When Hignite gave that interview, the media world was navigating a time period where it seemed as if 2D animation was headed, in totality, to a landfill. 3D animation had become the more alluring prospect for studios who wanted to present a product that looked as slick as possible. Not uncoincidentally, a pivot to computer-based animation also meant studios could cut down on the hours that hand-drawn animation requires. 3D was performing at the box office, while 2D was in danger of being relegated to an archaic novelty. Obviously, the 2D medium never fully disappeared, occasionally finding thrilling ways to intermingle with its animative successor.
Miracle Studios makes up a wildly fascinating chapter of Wisconsin’s animation history, in which good ideas and questionable execution are bountiful. Big swings taken with good intention don’t always ensure successful results, which is a brutal lesson to learn. Sometimes modes of organizational stability and normalcy will emerge within an industry, and specific patterns take hold. Presently, the hierarchical structure that has become the industry standard for animation is being thrown into question. Again.
In 2022, HBO Max’s abrupt removal of a swath of its most beloved animated content turned a lot of heads. Two of the most high-profile removals were those of a pair of animated series that had been formerly distributed by Cartoon Network: Owen Dennis’ Infinity Train and Julia Pott’s Summer Camp Island. Neither of those shows had a streaming platform after their removal, reducing both series’ availability to episodic or seasonal online purchases from virtual retailers like Amazon and Apple. Neither show is presently available in full on a physical format. And that scarcity poses a legitimate risk to their preservation. As streamers continue to prove, nothing is ever guaranteed.
While Infinity Train had been in and out of various states of purgatory and received some amount of narrative finality before its removal, Summer Camp Island‘s betrayal was a brutal and perplexing blindside hit. Infinity Train had a chance to attain a semblance of closure, but the removal of Summer Camp Island directly jeopardized a finalized 20-episode run that was set to serve as the show’s farewell. (Cartoon Network, to its credit, swooped in to rescue the show’s final season, essentially ensuring its forthcoming release.)

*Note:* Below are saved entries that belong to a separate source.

@@ -911,6 +912,36 @@
                                                  ds.num_node, cfg.prefetch_max_edges, &max_prefetch_edges_, &max_unique_));
 }
 
+void Engine::InitPipe(size_t p) {
+  Pipe &P = pipes_[p];
+  SAM_HIP(hipEventCreateWithFlags(&P.rng_done, hipEventDisableTiming));
+  P.ht = ht_;
+  if (p == 0) {
+    P.stream = stream_;
+    P.ws = ws_;
+  } else {
+    if (streams_shared_) P.stream = stream_extract2_;
+    else SAM_HIP(hipStreamCreateWithFlags(&P.stream, hipStreamNonBlocking));
+    SAM_HIP(hipMalloc(&P.ht.o2n, ht_.o2n_size * (cfg.direct_table ? 8 : 16)));
+    SAM_HIP(hipMalloc((void **)&P.ht.n2o, max_unique_ * 4));
+    SAM_HIP(hipMalloc((void **)&P.ht.num_items_dev, 16));
+    SAM_GGMS(ggms_hashtable_init(&P.ht, stream_));
+    SAM_HIP(hipMalloc(&P.ws, ws_bytes_));
+  }
+  if (drop_ws_bytes_) SAM_HIP(hipMalloc(&P.drop_ws, drop_ws_bytes_));
+  if (eid_ws_bytes_) SAM_HIP(hipMalloc(&P.eid_ws, eid_ws_bytes_));
+}
+
+void Engine::FreePipe(size_t p) {
+  SAM_CHECK(p > 0 && p < pipes_.size(), "FreePipe: pipeline 0 stays");
+  Pipe &P = pipes_[p];
+  for (void *q : {(void *)P.ht.o2n, (void *)P.ht.n2o, (void *)P.ht.num_items_dev, P.ws, P.drop_ws, P.eid_ws})
+    if (q) SAM_HIP(hipFree(q));
+  if (P.stream && P.stream != stream_extract2_) SAM_HIP(hipStreamDestroy(P.stream));
+  SAM_HIP(hipEventDestroy(P.rng_done));
+  P = Pipe{};
+}
+
 void Engine::SampleInit(int worker_id, const std::string &ctx) {
   SAM_CHECK(data_ready_, "samgraph_data_init first");
   if (cfg.arch == kArch5) {
@@ -977,34 +1008,16 @@
                                                                           L, &extra_, max_prefetch_edges_)
                                  : ggms_sample_batch_workspace_bytes(cfg.sample_type, max_seeds_, cfg.fanout.data(), L, &extra_);
   SAM_HIP(hipMalloc(&ws_, ws_bytes_));
-  pipes_.assign(cfg.pipelines, Pipe{});
-  for (size_t p = 0; p < pipes_.size(); ++p) {
-    Pipe &P = pipes_[p];
-    SAM_HIP(hipEventCreateWithFlags(&P.rng_done, hipEventDisableTiming));
-    if (p == 0) {
-      P.stream = stream_;
-      P.ht = ht_;
-      P.ws = ws_;
-      continue;
-    }
-    SAM_HIP(hipStreamCreateWithFlags(&P.stream, hipStreamNonBlocking));
-    P.ht = ht_;
-    SAM_HIP(hipMalloc(&P.ht.o2n, ht_.o2n_size * (cfg.direct_table ? 8 : 16)));
-    SAM_HIP(hipMalloc((void **)&P.ht.n2o, max_unique_ * 4));
-    SAM_HIP(hipMalloc((void **)&P.ht.num_items_dev, 16));
-    SAM_GGMS(ggms_hashtable_init(&P.ht, stream_));
-    SAM_HIP(hipMalloc(&P.ws, ws_bytes_));
-  }
   if (cfg.link_prediction && cfg.exclude_seed_edges) {
     drop_ws_bytes_ = ggms_drop_pair_edges_workspace_bytes(cfg.batch_size, max_edges_.data(), L);
     SAM_CHECK(drop_ws_bytes_ > 0, "exclude_seed_edges: the batch bounds are out of ggms_drop_pair_edges' range");
-    for (Pipe &P : pipes_) SAM_HIP(hipMalloc(&P.drop_ws, drop_ws_bytes_));
   }
   if (cfg.edge_ids) {
     eid_ws_bytes_ = ggms_edge_positions_workspace_bytes(max_edges_.data(), L);
     SAM_CHECK(eid_ws_bytes_ > 0, "edge_ids: the batch bounds are out of ggms_edge_positions' range");
-    for (Pipe &P : pipes_) SAM_HIP(hipMalloc(&P.eid_ws, eid_ws_bytes_));
-  }
+  }
+  pipes_.assign(cfg.pipelines, Pipe{});
+  for (size_t p = 0; p < pipes_.size(); ++p) InitPipe(p);
   SAM_HIP(hipStreamSynchronize(stream_));
   prof.Resize(cfg.num_epoch, num_global_step_);
   if (cfg.UsePresample()) {
@@ -1398,6 +1411,7 @@
     SAM_HIP(hipSetDevice(trainer_device_));
     slots_.push_back(std::move(b));
   }
+  PlanStreams();
   train_ready_ = true;
 }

Both shows featured references to Wisconsin. A video game design camp in Oshkosh was integral to Infinity Train‘s entire plot, and an exceedingly brief foray involving a Milwaukee softball club provided some additional flavor to Summer Camp Island‘s wholesome whimsicality. Wisconsin has never been a true hotspot for film and television animation (video game animation is a different story), which is why references to the state tend to jump out. Those working to expand Wisconsin’s animation are undertaking a noble effort and deserve notice. As Wisconsinites, when it comes to the prestige animation we can access, we’re largely beholden to the sea changes coming from major markets like Los Angeles and New York City.

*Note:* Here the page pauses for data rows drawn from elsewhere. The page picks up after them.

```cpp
__global__ __launch_bounds__(SEG_THREADS, 6) void segment_sort_kernel(u32* __restrict__ cur_k, u32* __restrict__ cur_v, u32* __restrict__ alt_k,
                                                                    u32* __restrict__ alt_v, const u32* __restrict__ ranges, u32 total_tiles, LongWork lw) {
    __shared__ u32 a_k[SEG_CAP], a_v[SEG_CAP];
    __shared__ seg_hist_t whist[SEG_THREADS / 64][SEG_BINS];
    __shared__ u32 s_base[RADIX];
    __shared__ u32 s_wsum[SEG_THREADS / 64];
    __shared__ u32 s_min[SEG_THREADS / 64], s_max[SEG_THREADS / 64];
    const u32 t = blockIdx.x;
    const u32 start = ranges[t];
    u32 end = ranges[t + 1u];
    if (start == 0xFFFFFFFFu) return;
    for (u32 nx = t + 1u; end == 0xFFFFFFFFu && nx < total_tiles;) { nx++; end = ranges[nx]; }
    if (lw.flags) long_list_build(lw, t, (end != 0xFFFFFFFFu && end > start) ? end - start : 0u);
    if (end <= start + 1u || end == 0xFFFFFFFFu) return;
    const u32 n = end - start;
    if (n <= SEG_CAP) {
        const u32 lane = threadIdx.x & 63u, wave = threadIdx.x >> 6;
        const u32 per_wave = ((n + 3u) / 4u + 63u) & ~63u;
        const u32 rounds = per_wave / 64u;
        u32 kk[SEG_ROUNDS], vv[SEG_ROUNDS];
#pragma unroll
        for (u32 j = 0; j < SEG_ROUNDS; j++) {
            const u32 i = wave * per_wave + j * 64u + lane;
            const bool valid = j < rounds && i < n;
            kk[j] = valid ? cur_k[start + i] : 0xFFFFFFFFu;
            vv[j] = valid ? cur_v[start + i] : 0u;
        }
        u32 lo16 = 0xFFFFu, hi16 = 0u;
#pragma unroll
        for (u32 j = 0; j < SEG_ROUNDS; j++) {
            const u32 i = wave * per_wave + j * 64u + lane;
            if (j < rounds && i < n) { lo16 = min(lo16, kk[j] & 0xFFFFu); hi16 = max(hi16, kk[j] & 0xFFFFu); }
        }
#pragma unroll
        for (u32 d = 32; d >= 1; d >>= 1) {
            lo16 = min(lo16, (u32)__shfl_xor((int)lo16, (int)d, 64));
            hi16 = max(hi16, (u32)__shfl_xor((int)hi16, (int)d, 64));
        }
        if (lane == 0u) { s_min[wave] = lo16; s_max[wave] = hi16; }
        __syncthreads();
        lo16 = min(min(s_min[0], s_min[1]), min(s_min[2], s_min[3]));
        hi16 = max(max(s_max[0], s_max[1]), max(s_max[2], s_max[3]));
        if (hi16 - lo16 < (1u << 8)) {
            seg_pass_regs<8>(kk, vv, a_k, a_v, n, per_wave, lo16, 0u, whist, s_wsum);
        } else if (hi16 - lo16 < (1u << 9)) {
            seg_pass_regs<9>(kk, vv, a_k, a_v, n, per_wave, lo16, 0u, whist, s_wsum);
        } else if (hi16 - lo16 < SEG_BINS) {
            seg_pass_regs<SEG_WIDE_BITS>(kk, vv, a_k, a_v, n, per_wave, lo16, 0u, whist, s_wsum);
        } else {
            seg_pass_regs<8>(kk, vv, a_k, a_v, n, per_wave, 0u, 0u, whist, s_wsum);
#pragma unroll
            for (u32 j = 0; j < SEG_ROUNDS; j++) {
                const u32 i = wave * per_wave + j * 64u + lane;
                const bool valid = j < rounds && i < n;
                kk[j] = valid ? a_k[i] : 0xFFFFFFFFu;
                vv[j] = valid ? a_v[i] : 0u;
            }
            __syncthreads();
            seg_pass_regs<8>(kk, vv, a_k, a_v, n, per_wave, 0u, 8u, whist, s_wsum);
        }
        for (u32 i = threadIdx.x; i < n; i += SEG_THREADS) { cur_k[start + i] = a_k[i]; cur_v[start + i] = a_v[i]; }
    } else {
        seg_pass_global(cur_k + start, cur_v + start, alt_k + start, alt_v + start, n, 0u, whist, s_base, s_wsum);
        __syncthreads();
        seg_pass_global(alt_k + start, alt_v + start, cur_k + start, cur_v + start, n, 8u, whist, s_base, s_wsum);
    }
}

}

struct wdgs_sorter {
    wdgs_device* dev = nullptr;
    u32 capacity = 0;
    u32 items = 0;
    u32 num_parts = 0;
    const u32* count_ptr = nullptr;
    DevMem<u32> keys[2];
    DevMem<u32> vals[2];
    DevMem<u32> counts;
    DevMem<u32> totals;
    int final_out_index = 0;
};

extern "C" {

int wdgs_sorter_create(wdgs_device* dev, uint32_t max_capacity, const void* stats_dev, wdgs_sorter** out) {
    WDGS_REQUIRE(dev && out && stats_dev, WDGS_E_INVALID, "wdgs_sorter_create: null argument");
    WDGS_REQUIRE(max_capacity <= 0xFFFFF000u, WDGS_E_CAPACITY, "sorter capacity %u too large", max_capacity);
    auto s = std::make_unique<wdgs_sorter>();
    s->dev = dev;
    s->capacity = (u32)align_up(max_capacity > 0 ? max_capacity : 1, SORT_TILE_MAX);
    s->items = s->capacity <= (8u << 20) ? 4u : SORT_ITEMS_MAX;
    s->num_parts = s->capacity / (SORT_THREADS * s->items);
// ... 157 lines not shown
```

Baseline: 1277.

This is where Kipo And The Age of Wonderbeasts creator Rad Sechrist and his Project City collaborators come in. Project City—which is based in LA—aims to dismantle some of the barriers facing not just the animation industry, but the stories animators are allowed to tell. If they succeed in their efforts, not only will the animation landscape be more accessible to industry outsiders and more creator-friendly, it’ll also be more inclusive in content and have a shot at greater sustainability. Project City aims to expand a crowdfunding approach that would give funders partial ownership of what they’re funding. It’s raising those funds, in part, via focused instructional animation lessons (storyboarding, animatics, voice acting, etc). It’s a concept that’s driven by concerns over major studios’ accelerated control over creative content and the reality of contemporary media, which is increasingly niche-based.
Even Project City’s forward-thinking approach can’t resolve the uncertainty around how much of contemporary animators’ work will be preserved. Creators still contend with the looming threat of their projects being lost to the dredges of time. Dennis is fully aware of this, going on record to discuss what could constitute “ethical piracy,” premising the concept on preservation’s inherent value. Pott—who in addition to being an extraordinary animator is an incredible essayist whose work has become essential reading—expanded on the dichotomy of significance vs. insignificance that is central to the importance of preservation in a Substack post titled “The Ghost Of Christmas Past“:
I remember when Summer Camp wrapped, our head writer Sarah Lloyd said: remember we’re all still artists – which I needed to hear. TV networks may be able to say whether or not the art we make with them gets seen, but the art we make alone, the art we make with friends, the art that has a direct line to our communities, that is untouchable. And maybe a good thing that will come out of all this is us collectively figuring out how to make that a more sustainable way of living, so we don’t have to rely on business men to tell us whether or not we’re worthy of being seen.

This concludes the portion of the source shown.